*ASSIGNED TASK*:
The full set of records must be set down verbatim.

*Collected data entries*:
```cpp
static inline hipStream_t as_stream(void* s) { return reinterpret_cast<hipStream_t>(s); }

static inline float round_to_f16(float thr) { return (float)(_Float16)thr; }

#define CIM_CHECK_ARG(cond)                                                     \
    do {                                                                        \
        if (!(cond)) {                                                          \
            cim::set_error("%s: bad argument: %s", __func__, #cond);            \
            return -1;                                                          \
        }                                                                       \
    } while (0)

#define CIM_CHECK_LAUNCH()                                                      \
    do {                                                                        \
        hipError_t e_ = hipGetLastError();                                      \
        if (e_ != hipSuccess) {                                                 \
            cim::set_error("%s: %s", __func__, hipGetErrorString(e_));          \
            return (int)e_;                                                     \
        }                                                                       \
    } while (0)

#define CIM_CHECK_HIP(call)                                                     \
    do {                                                                        \
        hipError_t e_ = (call);                                                 \
        if (e_ != hipSuccess) {                                                 \
            cim::set_error("%s: %s", __func__, hipGetErrorString(e_));          \
            return (int)e_;                                                     \
        }                                                                       \
    } while (0)

typedef _Float16 pair_f16x2 __attribute__((ext_vector_type(2)));
typedef float pair_f32x2 __attribute__((ext_vector_type(2)));
__device__ __forceinline__ void pair_split2(float a, float b, unsigned& h, unsigned& l) {
    const pair_f32x2 v = {a, b};
    const pair_f16x2 hv = __builtin_convertvector(v, pair_f16x2);
    const pair_f32x2 r = {a - (float)hv.x, b - (float)hv.y};
    h = __builtin_bit_cast(unsigned, hv);
    l = __builtin_bit_cast(unsigned, __builtin_convertvector(r, pair_f16x2));
}
__device__ __forceinline__ float pair_scale_of(unsigned amax_bits) {
    const int e = (int)((amax_bits >> 23) & 0xffu);
    int b = 268 - e;
    if (b > 253) b = 253;
    if (e == 0 || e == 255) b = 127;
    return __uint_as_float((unsigned)b << 23);
}

__device__ __forceinline__ void amax_publish(unsigned* word, unsigned wave_max) {
    if (wave_max > __hip_atomic_load(word, __ATOMIC_RELAXED, __HIP_MEMORY_SCOPE_AGENT)) atomicMax(word, wave_max);
}

__device__ __forceinline__ float h2f(uint16_t bits) {
    return __half2float(__ushort_as_half(bits));
}

}
```

cim_amd/csrc/gemm_pair.hip:

```cpp
#include "common.h"
#include <type_traits>
#include "../../include/cim_hip.h"

namespace {

using f32x16 = __attribute__((ext_vector_type(16))) float;
using f16x8 = __attribute__((ext_vector_type(8))) _Float16;
typedef short s16x4 __attribute__((__vector_size__(4 * sizeof(short))));
typedef short s16x8 __attribute__((__vector_size__(8 * sizeof(short))));

#ifndef CIM_PAIR_EXP
#define CIM_PAIR_EXP 0
#endif
static_assert(CIM_PAIR_EXP == 0 || (CIM_PAIR_EXP >= 3 && CIM_PAIR_EXP <= 5), "CIM_PAIR_EXP: 0 (product), 3, 4 or 5");
constexpr bool ABL_NO_LOOP_DMA = CIM_PAIR_EXP == 3 || CIM_PAIR_EXP == 5;
constexpr bool ABL_NO_LOOP_READS = CIM_PAIR_EXP == 4 || CIM_PAIR_EXP == 5;

constexpr int BM = 256, BN = 256, BK = 32;
constexpr int NW = 8, NT = 64 * NW;
constexpr int WNC = 4;
constexpr int WM = 128, WN = BN / WNC, MI = 4, NI = WN / 32;
constexpr int IPW = 32 / NW;
constexpr int OPER = 256 * BK * 4;
constexpr int SLAB = 2 * OPER;
// ... 578 lines not shown
using cim::pair_split2;
using cim::pair_scale_of;
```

*RESPONSE BELOW*:
```cpp
static inline hipStream_t as_stream(void* s) { return reinterpret_cast<hipStream_t>(s); }

static inline float round_to_f16(float thr) { return (float)(_Float16)thr; }

#define CIM_CHECK_ARG(cond)                                                     \
    do {                                                                        \
        if (!(cond)) {                                                          \
            cim::set_error("%s: bad argument: %s", __func__, #cond);            \
            return -1;                                                          \
        }                                                                       \
    } while (0)

#define CIM_CHECK_LAUNCH()                                                      \
    do {                                                                        \
        hipError_t e_ = hipGetLastError();                                      \
        if (e_ != hipSuccess) {                                                 \
            cim::set_error("%s: %s", __func__, hipGetErrorString(e_));          \
            return (int)e_;                                                     \
        }                                                                       \
    } while (0)

#define CIM_CHECK_HIP(call)                                                     \
    do {                                                                        \
        hipError_t e_ = (call);                                                 \
        if (e_ != hipSuccess) {                                                 \
            cim::set_error("%s: %s", __func__, hipGetErrorString(e_));          \
            return (int)e_;                                                     \
        }                                                                       \
    } while (0)

typedef _Float16 pair_f16x2 __attribute__((ext_vector_type(2)));
typedef float pair_f32x2 __attribute__((ext_vector_type(2)));
__device__ __forceinline__ void pair_split2(float a, float b, unsigned& h, unsigned& l) {
    const pair_f32x2 v = {a, b};
    const pair_f16x2 hv = __builtin_convertvector(v, pair_f16x2);
    const pair_f32x2 r = {a - (float)hv.x, b - (float)hv.y};
    h = __builtin_bit_cast(unsigned, hv);
    l = __builtin_bit_cast(unsigned, __builtin_convertvector(r, pair_f16x2));
}
__device__ __forceinline__ float pair_scale_of(unsigned amax_bits) {
    const int e = (int)((amax_bits >> 23) & 0xffu);
    int b = 268 - e;
    if (b > 253) b = 253;
    if (e == 0 || e == 255) b = 127;
    return __uint_as_float((unsigned)b << 23);
}

__device__ __forceinline__ void amax_publish(unsigned* word, unsigned wave_max) {
    if (wave_max > __hip_atomic_load(word, __ATOMIC_RELAXED, __HIP_MEMORY_SCOPE_AGENT)) atomicMax(word, wave_max);
}

__device__ __forceinline__ float h2f(uint16_t bits) {
    return __half2float(__ushort_as_half(bits));
}

}
```

cim_amd/csrc/gemm_pair.hip:

```cpp
#include "common.h"
#include <type_traits>
#include "../../include/cim_hip.h"

namespace {

using f32x16 = __attribute__((ext_vector_type(16))) float;
using f16x8 = __attribute__((ext_vector_type(8))) _Float16;
typedef short s16x4 __attribute__((__vector_size__(4 * sizeof(short))));
typedef short s16x8 __attribute__((__vector_size__(8 * sizeof(short))));

#ifndef CIM_PAIR_EXP
#define CIM_PAIR_EXP 0
#endif
static_assert(CIM_PAIR_EXP == 0 || (CIM_PAIR_EXP >= 3 && CIM_PAIR_EXP <= 5), "CIM_PAIR_EXP: 0 (product), 3, 4 or 5");
constexpr bool ABL_NO_LOOP_DMA = CIM_PAIR_EXP == 3 || CIM_PAIR_EXP == 5;
constexpr bool ABL_NO_LOOP_READS = CIM_PAIR_EXP == 4 || CIM_PAIR_EXP == 5;

constexpr int BM = 256, BN = 256, BK = 32;
constexpr int NW = 8, NT = 64 * NW;
constexpr int WNC = 4;
constexpr int WM = 128, WN = BN / WNC, MI = 4, NI = WN / 32;
constexpr int IPW = 32 / NW;
constexpr int OPER = 256 * BK * 4;
constexpr int SLAB = 2 * OPER;
// ... 578 lines not shown
using cim::pair_split2;
using cim::pair_scale_of;
```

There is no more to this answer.